template <int N>
__device__ __forceinline__ uint32_t dpp_shr32_keep(uint32_t v)
{
    return __builtin_amdgcn_update_dpp(v, v, kDppRowShr + N, 0xF, 0xF, false);
}

__device__ __forceinline__ uint64_t readlane64(uint64_t v, int l)
{
    const uint32_t lo = uint32_t(__builtin_amdgcn_readlane(uint32_t(v), l));
    const uint32_t hi = uint32_t(__builtin_amdgcn_readlane(uint32_t(v >> 32), l));
    return (uint64_t(hi) << 32) | lo;
}

__device__ __forceinline__ uint32_t wave_min_u32(uint32_t x)
{
    x = min(x, dpp_shr32_keep<1>(x));
    x = min(x, dpp_shr32_keep<2>(x));
    x = min(x, dpp_shr32_keep<4>(x));
    x = min(x, dpp_shr32_keep<8>(x));
    const uint32_t r0 = uint32_t(__builtin_amdgcn_readlane(x, 15));
    const uint32_t r1 = uint32_t(__builtin_amdgcn_readlane(x, 31));
    const uint32_t r2 = uint32_t(__builtin_amdgcn_readlane(x, 47));
    const uint32_t r3 = uint32_t(__builtin_amdgcn_readlane(x, 63));
    return min(min(r0, r1), min(r2, r3));
}

__global__ __launch_bounds__(64) void k_selftest_wave(const uint64_t *in, uint32_t *out)
{
    __shared__ uint64_t s_in[64];
    __shared__ uint64_t s_v[64];
    const uint32_t j = threadIdx.x;
    uint64_t g = in[j];
    s_in[j] = g;
    uint64_t v = g;
    v += dpp_shr64_zero<1>(v) << 1;
    v += dpp_shr64_zero<2>(v) << 2;
    v += dpp_shr64_zero<4>(v) << 4;
    v += dpp_shr64_zero<8>(v) << 8;
    s_v[j] = v;
    {
        const uint64_t f15 = readlane64(v, 15);
        const uint64_t f31 = readlane64(v, 31) + (f15 << 16);
        const uint64_t f47 = readlane64(v, 47) + (f31 << 16);
        const uint32_t row = j >> 4;
        const uint64_t carry = row == 0 ? 0ull : row == 1 ? f15 : row == 2 ? f31 : f47;
        v += carry << ((j & 15u) + 1u);
    }
    __syncthreads();
    uint64_t ref = 0;
    for (uint32_t k = 0; k <= j; ++k) ref = (ref << 1) + s_in[k];
    uint64_t rowref = 0;
    for (uint32_t k = j & ~15u; k <= j; ++k) rowref = (rowref << 1) + s_in[k];
    const uint32_t bad = ref != v ? 1u : 0u;
    const uint32_t badrow = rowref != s_v[j] ? 1u : 0u;
    auto xv = [&](uint32_t k) { return k >= 40 ? 0xFFFFFFFFu : (uint32_t(s_in[k] >> 32) | 0x80000000u); };
    const uint32_t m = wave_min_u32(xv(j));
    uint32_t mref = 0xFFFFFFFFu;
    for (uint32_t k = 0; k < 64; ++k) mref = min(mref, xv(k));
    const uint32_t mnone = wave_min_u32(j == 63 ? 0x7FFFFFFFu : 0xFFFFFFFFu);
    const uint32_t ba = uint32_t(g), bbv = uint32_t(g >> 32), bc = uint32_t(g >> 16);
    const uint32_t b3bad = __builtin_amdgcn_bitop3_b32(ba, bbv, bc, 0xEA) != ((ba & bbv) | bc) ? 1u : 0u;
    const uint64_t bb = __ballot(bad | (b3bad << 1)), br = __ballot(badrow);
    if (j == 0) {
        out[0] = uint32_t(__popcll(bb));
        out[1] = (m != mref ? 1u : 0u) | (mnone != 0x7FFFFFFFu ? 2u : 0u);
        out[2] = uint32_t(__popcll(br));
        out[3] = uint32_t(br);
        out[4] = m;
        out[5] = mref;
    }
}


struct WalkCtx {
    uint64_t ub;
    uint64_t len;
    uint32_t final_;
    const g_u64 *runs;
    uint64_t sl;
    double inv_sl;
    const lds_char *tab;
    uint32_t laneoff;
    uint32_t lane;
    const uint64_t *gear;
    const g_u64 *runsL;
    const g_u32 *validL;
    uint32_t *flags;
};

__device__ __forceinline__ uint64_t ld_run(const g_u64 *runs, uint64_t q) { return runs[q]; }


template <uint32_t ESH>
__device__ uint64_t raw_scan(const WalkCtx &C, const lds_char *tab, uint32_t laneoff, uint64_t lo, uint64_t hi,
                             uint64_t fz, uint32_t mlo, uint32_t mhi)
{
    const uint64_t H = C.ub + hi, FZ = C.ub + fz;
    uint64_t x = C.ub + lo;
    const uint64_t lb = min<uint64_t>(kRawLaneBytes, max<uint64_t>(64, ((hi - lo + 63) / 64 + 15) & ~15ull));
    while (x < H) {
        const uint64_t A = x & ~15ull;
        const uint64_t bend = min(A + 64ull * lb, H);
        const uint64_t ts = max(x, A + uint64_t(C.lane) * lb);
        const uint64_t te = min(bend, A + uint64_t(C.lane + 1) * lb);
        uint64_t hit = kNoHit;
        if (ts < te) {
            const uint64_t hs = ts >= FZ + kWarm ? ts - kWarm : FZ;
            uint64_t fp = 0;
            for (uint64_t a = hs & ~15ull; a < te; a += 16) {
                const uint4 d = gload16(a);
                if (a >= FZ && a >= ts && a + 16 <= te) {
                    const uint64_t fp0 = fp;
                    if (roll16_test<ESH>(d, fp, tab, laneoff, mlo, mhi) == 0) {
                        uint64_t f = fp0;
                        hit = group_first_hit<ESH>(d, f, a, ts, te, FZ, tab, laneoff, mlo, mhi);
                        break;
                    }
                } else if (a >= FZ && a + 16 <= ts) {
                    roll16<ESH>(d, fp, tab, laneoff);
                } else {
                    hit = group_first_hit<ESH>(d, fp, a, ts, te, FZ, tab, laneoff, mlo, mhi);
                    if (hit != kNoHit) break;
                }
            }
        }
        const uint64_t m = __ballot(hit != kNoHit);
        if (m) return readlane64(hit, __ffsll((unsigned long long)m) - 1) - C.ub;
        x = bend;
    }
    return kNoHit;
}

__device__ __forceinline__ uint64_t raw_first_hit(const WalkCtx &C, uint64_t lo, uint64_t hi, uint64_t fz,
                                               uint32_t mlo, uint32_t mhi)
{
    return raw_scan<kWEntShift>(C, C.tab, C.laneoff, lo, hi, fz, mlo, mhi);
}

__device__ uint64_t trunc_first_hit(const WalkCtx &C, const DevParams &P, uint64_t fz,
                                    uint64_t norm_end, uint64_t lim, uint32_t byte)
{
    const uint32_t j = C.lane;
    const uint64_t pos = fz + j;
    const bool valid = (j + 1 < P.win) && pos < lim;
    uint64_t v = valid ? lds_gear(C.tab, (byte << kWEntShift) | C.laneoff) : 0ull;
    v += dpp_shr64_zero<1>(v) << 1;
    v += dpp_shr64_zero<2>(v) << 2;
    v += dpp_shr64_zero<4>(v) << 4;
    v += dpp_shr64_zero<8>(v) << 8;
    {
        const uint64_t f15 = readlane64(v, 15);
        const uint64_t f31 = readlane64(v, 31) + (f15 << 16);
        const uint64_t f47 = readlane64(v, 47) + (f31 << 16);
        const uint32_t row = j >> 4;
        const uint64_t carry = row == 0 ? 0ull : row == 1 ? f15 : row == 2 ? f31 : f47;
        v += carry << ((j & 15u) + 1u);
    }
    const bool small = pos < norm_end;
    const uint32_t mlo = small ? P.ms_lo : P.ml_lo, mhi = small ? P.ms_hi : P.ml_hi;
    const uint64_t m = __ballot(valid && key_of(v, mlo, mhi) == 0);
    return m ? fz + uint64_t(__ffsll((unsigned long long)m) - 1) : kNoHit;
}
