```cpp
int mi_lte_pdsch_plan_set_demapper(mi_lte_pdsch_plan *pl, uint32_t mode, float gain)
{
    if (!pl || mode > MI_LTE_DEMAP_MAXLOG) return MI_LTE_ERR_INVALID_ARG;
    if (mode == MI_LTE_DEMAP_REF) { pl->demap = MI_LTE_DEMAP_REF; return MI_LTE_OK; }
    if (!(gain >= 0.0f) || gain > 3.4028234e38f) return MI_LTE_ERR_INVALID_ARG;
    if (!pl->g3 || (pl->cfg.sample_format & MI_LTE_CE_COMPACT)) return MI_LTE_ERR_UNSUPPORTED;
    pl->demap = mode; pl->demap_gain = gain;
    return MI_LTE_OK;
}

int mi_lte_pdsch_plan_llr_gain(const mi_lte_pdsch_plan *pl, const float **d_gain)
{
    if (!pl || !d_gain || !pl->d_llr_gain) return MI_LTE_ERR_INVALID_ARG;
    *d_gain = pl->d_llr_gain;
    return MI_LTE_OK;
}

int mi_lte_pdsch_plan_set_output(mi_lte_pdsch_plan *pl, uint32_t packed)
{
    if (!pl) return MI_LTE_ERR_INVALID_ARG;
    pl->core.packed = packed ? 1u : 0u;
    plan_set_stride(pl);
    return MI_LTE_OK;
}

}

static int pdsch_demod(mi_lte_ctx *ctx, mi_lte_pdsch_plan *pl, const float *d_subframes, const uint32_t *d_subfr_num, const uint32_t *d_n_id_cell)
{
    MI_HIP_CHECK(ctx, hipSetDevice(ctx->device));
    int rc = mi_ctx_gold_tables(ctx);
    if (rc != MI_LTE_OK) return rc;
    DemodGeom  g{pl->cfg.N_rb_dl, pl->cfg.N_ant, pl->cfi, (uint32_t)mi_lte_subframe_floats(pl->cfg.N_ant)};
    GoldTables gt{ctx->d_gold_x1, ctx->d_gold_x2b, ctx->gold_words};
    const uint32_t words_al = (pl->max_words + 1u + 3u) & ~3u, e_bytes = (pl->max_words * 32 + 63u) & ~63u;
    const uint32_t e_cap = (e_bytes <= 32 * 1024) ? e_bytes : 0;
    const uint32_t pairs_al = ((2 * (pl->max_pairs + 1) + 3u) & ~3u);
    const size_t lds = sizeof(uint32_t) * ((size_t)pairs_al + words_al) + e_cap;
    uint32_t threads = 256;
    if (const char *ev = getenv("MI_LTE_PDSCH_THREADS")) {
        const int t = atoi(ev);
        if (t >= 64 && t <= 256 && t % 64 == 0) threads = (uint32_t)t;
    }
    auto launch = [&](auto kernel) {
        MI_LAUNCH(ctx, "k_pdsch_demod", kernel, dim3(pl->core.n_alloc), dim3(threads), lds, d_subframes, g, pl->core.d_allocs, d_subfr_num, d_n_id_cell, gt,
                  pl->core.d_e, pl->core.d_e_off, pl->core.d_e_len, pl->max_pairs, words_al, e_cap);
    };
    if (pl->demap == MI_LTE_DEMAP_MAXLOG) {
        float auto_t = (float)MI_LTE_DEMAP_AUTO_T;
        if (const char *ev = getenv("MI_LTE_DEMAP_AUTO_T")) {
            const float t = (float)atof(ev);
            if (t >= 1.0f && t <= 127.0f) auto_t = t;
        }
        MI_LAUNCH(ctx, "k_pdsch_demod_llr", k_pdsch_demod_llr, dim3(pl->core.n_alloc), dim3(256), lds, d_subframes, g, pl->core.d_allocs, d_subfr_num,
                  d_n_id_cell, gt, pl->core.d_e, pl->core.d_e_off, pl->core.d_e_len, pl->max_pairs, words_al, e_cap, pl->demap_gain, auto_t, pl->d_llr_gain);
    } else if (g.N_ant == 1 && (pl->cfg.sample_format & MI_LTE_CE_COMPACT)) launch(k_pdsch_demod<true, true>);
    else if (g.N_ant == 1) launch(k_pdsch_demod<true>);
    else launch(k_pdsch_demod<false>);
    MI_HIP_CHECK(ctx, hipGetLastError());
    return MI_LTE_OK;
}

static int pdsch_run(mi_lte_ctx *ctx, mi_lte_pdsch_plan *pl, mi_lte_harq_pool *pool, const mi_lte_harq_bind *h_bind, const float *d_subframes,
                     const uint32_t *d_subfr_num, const uint32_t *d_n_id_cell, uint8_t *d_out_bits, int32_t *d_status)
{
    if (!ctx || !pl || !d_subframes || !d_subfr_num || !d_n_id_cell || !d_out_bits || !d_status) return MI_LTE_ERR_INVALID_ARG;
    int rc;
    if (pool) {
        if (!pl->g3) { ctx->err = "HARQ soft combining needs a plan in the 3GPP transport-block mode"; return MI_LTE_ERR_UNSUPPORTED; }
        if ((rc = mi_dlsch3_harq_check(ctx, pl->g3, pool, h_bind)) != MI_LTE_OK) return rc;
    }
    if (pl->core.n_alloc == 0) { ctx->err = "the dynamic plan holds no allocations (mi_lte_pdsch_plan_assign)"; return MI_LTE_ERR_INVALID_ARG; }
    if ((rc = pdsch_demod(ctx, pl, d_subframes, d_subfr_num, d_n_id_cell)) != MI_LTE_OK) return rc;
    const MiDecodeIO io = pl->core.io(d_out_bits, d_status, false);
    if (pl->g3) {
        rc = mi_dlsch3_run(ctx, pl->g3, pool, h_bind, io, pl->decoder, pl->n_iter);
        if (rc == MI_LTE_OK && pl->demap == MI_LTE_DEMAP_MAXLOG) ctx->last_kernels.replace(0, strlen("k_pdsch_demod"), "k_pdsch_demod_llr");
        return rc;
    }
    if (!mi_is_bcjr(pl->decoder)) {
        rc = mi_turbo_ref_dispatch(ctx, pl->core.groups.data(), (uint32_t)pl->core.groups.size(), io, &pl->core.multi);
        if (rc != MI_LTE_OK) return rc;
        ctx->last_kernels.insert(0, "k_pdsch_demod:1,");
        return MI_LTE_OK;
    }
    size_t soft = 0, bits = 0;
    for (auto &gr : pl->core.groups) { soft = std::max(soft, (size_t)gr.n_cb * 3 * (gr.K + 4)); bits = std::max(bits, (size_t)gr.n_cb * gr.K); }
    if (soft > pl->bcjr_soft_cap || bits > pl->bcjr_bits_cap) {
        MI_HIP_CHECK(ctx, hipStreamSynchronize(ctx->stream));
        if (pl->d_bcjr_soft) (void)hipFree(pl->d_bcjr_soft);
        if (pl->d_bcjr_bits) (void)hipFree(pl->d_bcjr_bits);
        pl->d_bcjr_soft = nullptr; pl->d_bcjr_bits = nullptr;
        MI_HIP_CHECK(ctx, hipMalloc((void **)&pl->d_bcjr_soft, soft));
        MI_HIP_CHECK(ctx, hipMalloc((void **)&pl->d_bcjr_bits, bits));
        pl->bcjr_soft_cap = soft; pl->bcjr_bits_cap = bits;
    }
    for (auto &gr : pl->core.groups) {
        rc = mi_turbo_bcjr_group(ctx, gr, io, pl->d_bcjr_soft, pl->d_bcjr_bits, pl->decoder, pl->n_iter, pl->qpp_spec);
        if (rc != MI_LTE_OK) return rc;
    }
    ctx->last_kernels = pl->decoder == MI_LTE_TURBO_BCJR_BLOCK ? "k_pdsch_demod:1,k_rm_to_i8,k_bcjr_block,k_crc_finish per block size"
                                                               : "k_pdsch_demod:1,k_cb_desc,k_rm_bcjr_prep,k_bcjr_half,k_bcjr_final,k_crc_finish per block size";
    return MI_LTE_OK;
}

extern "C" {

int mi_lte_pdsch_decode_run(mi_lte_ctx *ctx, mi_lte_pdsch_plan *pl, const float *d_subframes, const uint32_t *d_subfr_num,
                            const uint32_t *d_n_id_cell, uint8_t *d_out_bits, int32_t *d_status)
{
    return pdsch_run(ctx, pl, nullptr, nullptr, d_subframes, d_subfr_num, d_n_id_cell, d_out_bits, d_status);
}

int mi_lte_pdsch_decode_run_harq(mi_lte_ctx *ctx, mi_lte_pdsch_plan *pl, mi_lte_harq_pool *pool, const mi_lte_harq_bind *h_bind, const float *d_subframes,
                                 const uint32_t *d_subfr_num, const uint32_t *d_n_id_cell, uint8_t *d_out_bits, int32_t *d_status)
{
    if (!pool || !h_bind) return MI_LTE_ERR_INVALID_ARG;
    return pdsch_run(ctx, pl, pool, h_bind, d_subframes, d_subfr_num, d_n_id_cell, d_out_bits, d_status);
}

}
```

### openlte_amd/csrc/ctx.cc

```cpp
#include <cmath>

#include <chrono>
#include <cstdlib>

#include <algorithm>

#include "ctx.hpp"
#include "build_id.h"

#include <cstring>

#include "lte_tables.h"

extern "C" {

int mi_lte_version(void) { return MI_LTE_VERSION; }
const char *mi_lte_build_id(void) { return MI_LTE_BUILD_ID; }

int mi_lte_device_count(void)
{
    int n = 0;
    if (hipGetDeviceCount(&n) != hipSuccess) return 0;
    return n;
}

int mi_lte_ctx_create(int device, mi_lte_ctx **out)
{
    if (!out) return MI_LTE_ERR_INVALID_ARG;
    *out  = nullptr;
    int n = mi_lte_device_count();
    if (n <= 0 || device < 0 || device >= n) {
        fprintf(stderr, "mi_lte: no usable HIP device %d (found %d); this library has no CPU fallback\n", device, n);
        return MI_LTE_ERR_NO_DEVICE;
    }
    mi_lte_ctx *ctx = new mi_lte_ctx();
    ctx->device     = device;
    if (const char *e = getenv("MI_LTE_NO_MERGED_DECODE")) ctx->merged_decode = atoi(e) == 0;
    hipDeviceProp_t prop;
    if (hipSetDevice(device) != hipSuccess || hipGetDeviceProperties(&prop, device) != hipSuccess) {
        delete ctx;
        return MI_LTE_ERR_HIP;
    }
    ctx->dev_name = std::string(prop.name) + " (" + prop.gcnArchName + ")";
    if (std::strncmp(prop.gcnArchName, "gfx950", 6) != 0) {
        fprintf(stderr, "mi_lte: device %d is %s, but the kernels are built for gfx950 only\n", device, prop.gcnArchName);
        delete ctx;
        return MI_LTE_ERR_NO_DEVICE;
    }
    if (hipStreamCreateWithFlags(&ctx->stream, hipStreamNonBlocking) != hipSuccess || hipEventCreate(&ctx->ev0) != hipSuccess ||
        hipEventCreate(&ctx->ev1) != hipSuccess) {
        delete ctx;
        return MI_LTE_ERR_HIP;
    }
    *out = ctx;
    return MI_LTE_OK;
}

void mi_lte_ctx_destroy(mi_lte_ctx *ctx)
{
    if (!ctx) return;
    (void)hipSetDevice(ctx->device);
    (void)hipStreamSynchronize(ctx->stream);
    if (ctx->host_cache_free) ctx->host_cache_free(ctx);
    for (void *p : ctx->owned) (void)hipFree(p);
    for (hipEvent_t e : ctx->prof_pool) (void)hipEventDestroy(e);
    if (ctx->scratch) (void)hipFree(ctx->scratch);
    if (ctx->h_small) (void)hipHostFree(ctx->h_small);
    if (ctx->h_bounce) (void)hipHostFree(ctx->h_bounce);
    for (int k = 0; k < 2; k++)
        if (ctx->ev_bounce[k]) (void)hipEventDestroy(ctx->ev_bounce[k]);
    if (ctx->h_flag) (void)hipHostFree(ctx->h_flag);
    if (ctx->ev0) (void)hipEventDestroy(ctx->ev0);
    if (ctx->ev1) (void)hipEventDestroy(ctx->ev1);
    if (ctx->stream) (void)hipStreamDestroy(ctx->stream);
    delete ctx;
}
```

■ ■ ■

**To do:** Within this listing, how many lines hold "hipSetDevice"? Give the number alone.

**Worked solution:** 3